Pipeline Overview¶
Baleen turns raw nanopore signal into per-site RNA modification calls by contrasting a native sample against an IVT (in vitro transcribed, unmodified) control. The core assumption: at an unmodified position the native and IVT current signals are interchangeable; at a modified position the native signal diverges from the IVT distribution.
flowchart TD
subgraph Input
N[Native BAM / FASTQ / BLOW5]
I[IVT BAM / FASTQ / BLOW5]
R[Reference FASTA]
end
N --> X[Read-ID intersection<br/>BAM ∩ FASTQ ∩ BLOW5]
I --> X
X --> EA[krill eventalign]
R --> EA
EA --> SG[Signal grouping by<br/>genomic position]
SG --> DTW[Pairwise DTW distance<br/>matrices per position]
DTW --> V1[V1 — Empirical-Bayes null<br/>+ hierarchical shrinkage]
V1 --> V2[V2 — anchored two-component<br/>mixture EM + soft gating]
V2 --> V3[V3 — gap-aware HMM<br/>forward–backward smoothing]
V3 --> AGG[Beta-Binomial site aggregation<br/>+ Benjamini-Hochberg FDR]
AGG --> TSV[site_results.tsv]
AGG --> BAM[read_results.bam<br/>mod-BAM MM/ML tags]
Stages¶
0. Read-ID intersection¶
Before any signal work, Baleen computes
reads(BAM) ∩ reads(FASTQ) ∩ reads(BLOW5) independently for each condition.
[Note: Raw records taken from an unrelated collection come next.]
size_t trtx_yolov5_decode_workspace(int batch, const int* grid_w, const int* grid_h, int n_levels);
int32_t trtx_yolov5_decode(const float* const* inputs, int n_levels, int batch, int classes, int net_h, int net_w,
                           const int* grid_w, const int* grid_h, const float* anchors, int max_out, int is_segmentation,
                           float* output, void* workspace, size_t workspace_bytes, trtx_stream_t stream);
size_t trtx_yolov5_head_decode_workspace(int batch, const int* grid_w, const int* grid_h, int n_levels);
int32_t trtx_yolov5_head_decode_nhwc(const void* const* heads, const int* ld, int n_levels, int batch, int classes, int net_h, int net_w,
                                     const int* grid_w, const int* grid_h, const float* anchors, int max_out, float* output,
                                     void* workspace, size_t workspace_bytes, trtx_stream_t stream);
int32_t trtx_yolov5_head_decode_nhwc_f32(const void* const* heads, const int* ld, int n_levels, int batch, int classes, int net_h, int net_w,
                                         const int* grid_w, const int* grid_h, const float* anchors, int max_out, float* output,
                                         void* workspace, size_t workspace_bytes, trtx_stream_t stream);
int32_t trtx_yolo_nms_obb(const float* decode_out, int batch, int max_out, float conf_thresh, float nms_thresh, int32_t* keep_idx,
                          int32_t* keep_cnt, float* keep_det, void* workspace, size_t workspace_bytes, trtx_stream_t stream);
int32_t trtx_yolo_postprocess_gpu_obb(const float* decode_out, int batch, int max_out, float conf_thresh, float nms_thresh, float* out,
                                      trtx_stream_t stream);
int32_t trtx_yolov5_nms(const float* decode_out, int batch, int max_out, float conf_thresh, float nms_thresh, int32_t* keep_idx,
                        int32_t* keep_cnt, float* keep_det, void* workspace, size_t workspace_bytes, trtx_stream_t stream);
int32_t trtx_seg_masks(const float* decode_out, int det_floats, int box_format, const int32_t* keep_idx, const int32_t* keep_cnt, int batch,
                       int max_out, int max_keep, const float* proto, int mask_h, int mask_w, int net_h, int net_w, float* masks,
                       trtx_stream_t stream);

void trtx_letterbox_matrix(int src_w, int src_h, int dst_w, int dst_h, float* d2s_out );
int32_t trtx_letterbox_batch(const void* const* src, const int* src_w, const int* src_h, int batch, float* dst, int dst_w, int dst_h,
                             trtx_stream_t stream);
int32_t trtx_preprocess_init(int max_image_size, int ring_depth);
void trtx_preprocess_destroy(void);
int32_t trtx_batch_preprocess(const void* const* src_host, const int* src_w, const int* src_h, int batch, float* dst, int dst_w, int dst_h,
                              trtx_stream_t stream);

int32_t trtx_yolo_postprocess_gpu(const float* decode_out, int batch, int max_out, float conf_thresh, float nms_thresh,
                                  float* out, trtx_stream_t stream);

int32_t trtx_mish(const float* in, float* out, size_t n, trtx_stream_t stream);

size_t trtx_retina_decode_output_floats(int net_h, int net_w);
size_t trtx_retina_decode_workspace(int batch, int net_h, int net_w);
int32_t trtx_retina_decode(const float* const* inputs, int batch, int net_h, int net_w, float* output, void* workspace,
                           size_t workspace_bytes, trtx_stream_t stream);
size_t trtx_retina_nms_workspace(int batch, int net_h, int net_w);
int32_t trtx_retina_nms(const float* decode_out, int batch, int net_h, int net_w, double conf_thresh, float nms_thresh,
                        int max_keep, int32_t* keep_idx, int32_t* keep_cnt, float* keep_det, void* workspace,
                        size_t workspace_bytes, trtx_stream_t stream);

size_t trtx_rpn_decode_workspace(int batch, int num_anchors, int height, int width);
int32_t trtx_rpn_decode(int batch, const float* scores, const float* deltas, int height, int width, int image_height,
                        int image_width, float stride, const float* anchors_host, int num_anchors, int top_n,
                        float* out_scores, float* out_boxes, void* workspace, size_t workspace_bytes,
                        trtx_stream_t stream);
size_t trtx_sorted_nms_workspace(int batch, int n);
int32_t trtx_rpn_nms(int batch, const float* scores, const float* boxes, int pre_nms_topk, int post_nms_topk,
                     float nms_thresh, float* out_boxes, void* workspace, size_t workspace_bytes,
                     trtx_stream_t stream);
int32_t trtx_roi_align(int batch, const float* boxes, const float* features, int pooler_resolution, float spatial_scale,
                       int sampling_ratio, int num_proposals, int channels, int feature_h, int feature_w, float* out,
                       trtx_stream_t stream);
int32_t trtx_roi_align_nhwc_f16(int batch, const float* boxes, const void* features, int ld_in, int pooler_resolution,
                                float spatial_scale, int sampling_ratio, int num_proposals, int channels, int feature_h,
                                int feature_w, void* out, int ld_out, trtx_stream_t stream);
int32_t trtx_roi_align_nhwc_f16_strided(int batch, const float* boxes, const void* features, int ld_in, int pooler_resolution,
                                        float spatial_scale, int sampling_ratio, int num_proposals, int channels, int feature_h,
                                        int feature_w, void* out, int ld_out, int bin_step, trtx_stream_t stream);
size_t trtx_predictor_decode_workspace(int batch, int num_boxes, int num_classes);
int32_t trtx_predictor_decode(int batch, const float* scores, const float* deltas, const float* proposals, int num_boxes,
                              int num_classes, int image_height, int image_width, const float* bbox_reg_weights_host,
                              float* out_scores, float* out_boxes, float* out_classes, void* workspace,
                              size_t workspace_bytes, trtx_stream_t stream);
int32_t trtx_batched_nms(int nms_method, int batch, const float* scores, const float* boxes, const float* classes,
                         int count, int detections_per_im, float nms_thresh, float* out_scores, float* out_boxes,
                         float* out_classes, void* workspace, size_t workspace_bytes, trtx_stream_t stream);

int32_t trtx_mask_rcnn_inference(int batch, const float* labels, const float* masks, int detections_per_im, int output_size,
                                 int num_classes, float* out_masks, trtx_stream_t stream);

#define TRTX_ACT_NONE 0
#define TRTX_ACT_RELU 1
#define TRTX_ACT_SIGMOID 2
#define TRTX_ACT_SILU 3
#define TRTX_ACT_LEAKY 4
#define TRTX_ACT_TANH 5
int32_t trtx_conv_packed_dims(int cout, int cin_pad, int kh, int kw, int32_t* cout_pad, int32_t* kpad, int32_t* bn);
int32_t trtx_conv_pack_weights_f16(const float* w_kcrs, int cout, int cin, int kh, int kw, int cin_pad,
                                   const float* ch_scale, uint16_t* packed);
int32_t trtx_op_conv2d_nhwc_f16(const void* in, int N, int H, int W, int Cin, int ld_in, const void* wpacked,
                                const float* bias, void* out, int Cout, int ld_out, int kh, int kw, int sh, int sw,
                                int ph, int pw, int act1, const void* residual, int ld_res, int act2,
                                trtx_stream_t stream);
int32_t trtx_op_conv2d_tactics(int N, int H, int W, int Cin, int ld_in, int Cout, int ld_out, int kh, int kw, int sh, int sw, int ph, int pw,
                               int has_residual, int ld_res, int32_t* out6, int32_t max_out);
int32_t trtx_op_conv_force_tactic(const int32_t* tactic6);
int32_t trtx_conv_packed_dims_f32(int cout, int cin_pad, int kh, int kw, int32_t* cout_pad, int32_t* kpad, int32_t* cink);
int32_t trtx_conv_pack_weights_f32(const float* w_kcrs, int cout, int cin, int kh, int kw, int cin_pad, const float* ch_scale, float* packed);
int32_t trtx_op_conv2d_nhwc_f32(const void* in, int N, int H, int W, int Cin, int ld_in, const void* wpacked, const float* bias, void* out, int Cout,
                                int ld_out, int kh, int kw, int sh, int sw, int ph, int pw, int act1, const void* residual, int ld_res, int act2,
                                const int32_t* tile4, trtx_stream_t stream);
int32_t trtx_op_conv2d_tactics_f32(int N, int H, int W, int Cin, int ld_in, int Cout, int ld_out, int kh, int kw, int sh, int sw, int ph, int pw,
                                   int has_residual, int ld_res, int32_t* out4, int32_t max_out);
int32_t trtx_conv_pack_weights_i8(const float* w_kcrs, int cout, int cin, int kh, int kw, const float* ch_scale, int8_t* packed, float* wscale_out,
                                  int32_t* cout_pad_out, int32_t* kpad_out);
int32_t trtx_op_conv2d_nhwc_i8(const void* in, int N, int H, int W, int Cin, int ld_in, const void* wpacked, const float* cscale, const float* bias, void* out,
                               int out_is_i8, float out_inv_scale, int Cout, int ld_out, int kh, int kw, int sh, int sw, int ph, int pw, int act1,
                               const void* residual, int res_is_i8, float res_scale, int ld_res, int act2, trtx_stream_t stream);
int32_t trtx_conv_pack_weights_grouped_f16(const float* w_kcrs, int cout, int cin_g, int kh, int kw, const float* ch_scale, uint16_t* packed,
                                           int32_t* kpad_out);
int32_t trtx_op_conv2d_grouped_nhwc_f16(const void* in, int N, int H, int W, int Cin, int ld_in, const void* wpacked, const float* bias, void* out,
                                        int Cout, int ld_out, int groups, int k, int pad, int act1, const void* residual, int ld_res, int act2,
                                        trtx_stream_t stream);
int32_t trtx_op_conv2d_dw_nhwc(const void* in, int dtype, int N, int H, int W, int C, int ld_in, const float* w_taps_c, const float* bias, void* out, int ld_out,
                               const void* residual, int ld_res, int k, int stride, int pad, int dilation, int act1, float alpha1, int act2, float alpha2,
                               trtx_stream_t stream);
int32_t trtx_op_psa_attention_f16(const void* qkv, int ld_qkv, void* out, int ld_out, void* vimg, int ld_v, int B, int heads, int N, int kd, int hd, float scale,
                                  trtx_stream_t stream);
int32_t trtx_op_area_attention_f16(const void* qkv, int ld_qkv, void* out, int ld_out, void* vimg, int ld_v, int B, int heads, int N, int area, int kd, int hd,
                                   float scale, trtx_stream_t stream);
int32_t trtx_op_poison_lds(void* device_word, trtx_stream_t stream);
int32_t trtx_op_nchw_f32_to_nhwc_f16(const float* in, void* out, int N, int C, int H, int W, int Cpad, int ld_out,
                                     trtx_stream_t stream);
int32_t trtx_op_nhwc_f16_to_nchw_f32(const void* in, float* out, int N, int C, int H, int W, int ld_in,
                                     trtx_stream_t stream);
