+        for (int j = 0; j < G::NCH; ++j)
+          for (int bx = 0; bx < G::N / 32; ++bx, ++kq) {
+            const int sb = kq % G::kQBufs;
+            mbar_wait(&q_ready[sb], (kq / G::kQBufs) & 1);
+            tma_store_2d_h(&tmQ, sQ + sb * 8192, j * G::N + bx * 32, tile * 128);
+            asm volatile("cp.async.bulk.commit_group;" ::: "memory");
+            asm volatile("cp.async.bulk.wait_group.read 1;" ::: "memory");
+            if (prev_free != nullptr) mbar_arrive(prev_free);
+            prev_free = &q_free[sb];
+          }
+      }
+      asm volatile("cp.async.bulk.wait_group 0;" ::: "memory");
+    }
+  } else if (warp < 8) {
+    const int sr = lane / G::LPR, ll = lane % G::LPR;
+    auto prefetch_rows = [&](int tl) {
+      constexpr int kLines = C / 32;
+      const long long row0 = static_cast<long long>(blockIdx.x + tl * gridDim.x) * 128 + warp * 16;
+#pragma unroll
+      for (int k = 0; k < kLines / 2; ++k) {
+        const int idx = lane + 32 * k;
+        const long long row = row0 + idx / kLines;
+        if (row < p.M) {
+          const long long src = p.x_in_rows != nullptr ? static_cast<long long>(p.x_in_rows[row]) : row;
+          asm volatile("prefetch.global.L2 [%0];" ::"l"(p.x_in + src * C + (idx % kLines) * 32) : "memory");
+        }
+      }
+    };
+    if (my_tiles > 0) prefetch_rows(0);
+    for (int t = 0; t < my_tiles; ++t) {
+      const int tile = blockIdx.x + t * gridDim.x;
+      if (t + 1 < my_tiles) prefetch_rows(t + 1);
+#pragma unroll 1
+      for (int it = 0; it < G::ITERS; ++it) {
+        float4 v[G::kSlots][3];
+        int rows[G::kSlots];
+#pragma unroll
+        for (int s = 0; s < G::kSlots; ++s) {
+          const int rt = warp * 16 + it * G::RI + s * G::RPW + sr;
+          const long long row = static_cast<long long>(tile) * 128 + rt;
+          rows[s] = static_cast<int>(row < p.M ? row : p.M - 1);
+          const long long src = p.x_in_rows != nullptr ? static_cast<long long>(p.x_in_rows[rows[s]]) : rows[s];
+          const float* xr = p.x_in + src * C + 4 * ll;
+#pragma unroll
+          for (int i = 0; i < 3; ++i) v[s][i] = *reinterpret_cast<const float4*>(xr + 4 * G::LPR * i);
+        }
+        if (it == 0) mbar_wait(sy_free, (t & 1) ^ 1);
+#pragma unroll
+        for (int s = 0; s < G::kSlots; ++s) {
+          const int rt = warp * 16 + it * G::RI + s * G::RPW + sr;
+          const bool valid = static_cast<long long>(tile) * 128 + rt < p.M;
+          const float* fs = p.film + static_cast<size_t>(p.cond_uniform ? 0 : rows[s] / p.tokens_per_sample) * p.film_ld;
+          float sum = 0.f;
+#pragma unroll
+          for (int i = 0; i < 3; ++i) {
+            const int c = 4 * ll + 4 * G::LPR * i;
+            const float4 sc = __ldg(reinterpret_cast<const float4*>(fs + c));
+            const float4 sh = __ldg(reinterpret_cast<const float4*>(fs + C + c));
+            float4& x = v[s][i];
+            x.x = silu_f(fmaf(x.x, sc.x + 1.f, sh.x)); x.y = silu_f(fmaf(x.y, sc.y + 1.f, sh.y));
+            x.z = silu_f(fmaf(x.z, sc.z + 1.f, sh.z)); x.w = silu_f(fmaf(x.w, sc.w + 1.f, sh.w));
+            if (valid) *reinterpret_cast<float4*>(p.x_out + static_cast<long long>(rows[s]) * C + c) = x;
+            sum += (x.x + x.y) + (x.z + x.w);
+          }
+#pragma unroll
+          for (int o = G::LPR / 2; o > 0; o >>= 1) sum += __shfl_xor_sync(0xffffffffu, sum, o);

eventalign silently drops BAM reads whose UUIDs are absent from the BLOW5 signal
file; without the intersection, depth statistics, subsampling, and the
--min-depth filter would all be computed against a read set larger than the
one that actually yields signals. Every downstream stage is gated on this
intersection. Disable with --no-read-intersection. See
Inputs › Read-ID intersection.
1. Event alignment (krill eventalign)¶
Each read's raw signal is aligned to its mapped reference subsequence, producing a table that maps reference positions to segments of the current signal. Baleen uses the krill engine (RNA mode by default). The alignment is HMM-free and forced-dense — every signal sample is assigned to a reference position with no read-vs-reference skips — and krill emits an f5c-format TSV, so every downstream stage is unchanged. krill reads the BLOW5 signal directly via pyslow5, so no separate event-alignment index step is required.
2. Signal grouping¶
Per-position signal segments are collected across reads and grouped by genomic
position. Only positions covered in both native and IVT are retained. The
--padding option concatenates flanking positions into each window to give DTW
more context.
3. Pairwise DTW¶
For every retained position, Baleen computes a pairwise DTW distance matrix between native and IVT signal segments. DTW (Dynamic Time Warping) is robust to the local time-warping inherent in nanopore translocation. The computation runs on krill's GPU backend when available, with an automatic CPU fallback.
4. Three-stage hierarchical modification calling¶
The per-position distance structure is converted into per-read modification probabilities through three nested models:
| Stage | Name | What it does |
|---|---|---|
| V1 | Empirical-Bayes null | Estimates the IVT-vs-IVT null distance distribution per position, with coverage-adaptive three-level shrinkage (position → local window → global) so low-coverage positions borrow strength from their neighbours. |
| V2 | Anchored mixture EM | Fits a two-component (modified / unmodified) mixture to the native distances, anchored on the V1 null, using continuous soft gating rather than a hard binary threshold. |
| V3 | Gap-aware HMM | A Hidden Markov Model runs forward–backward smoothing along each read's trajectory, sharing information between neighbouring positions and tolerating coverage gaps. Produces the final per-read p_mod_hmm. |
HMM parameters can be the built-in unsupervised defaults, or learned in semi-supervised / supervised modes — see HMM Training Modes.
5. Site aggregation¶
Per-read probabilities are aggregated to per-site calls:
- mod_ratio — MAP estimate of modification stoichiometry from a
Beta-Binomial model, with a 95% credible interval (
ci_low,ci_high). - p-value — one-sided Fisher's exact test on the binary
modified/unmodified calls (native vs IVT), thresholded at
--mod-threshold. - padj — Benjamini-Hochberg FDR correction across all tested sites.
- effect_size, stoichiometry, coverage counts.
See Outputs for the complete schema.
Outputs¶
| File | Level | Description |
|---|---|---|
site_results.tsv |
per-site | Modification calls with statistics. |
read_results.bam |
per-read | Standard mod-BAM with MM/ML tags. |
Two ways to run¶
baleen run— the full pipeline end to end.baleen aggregate— re-run HMM and/or site aggregation on previously saved results without recomputing DTW (the expensive step). Useful for sweeping--mod-thresholdor applying trained HMM parameters.
Both are documented in the CLI Reference.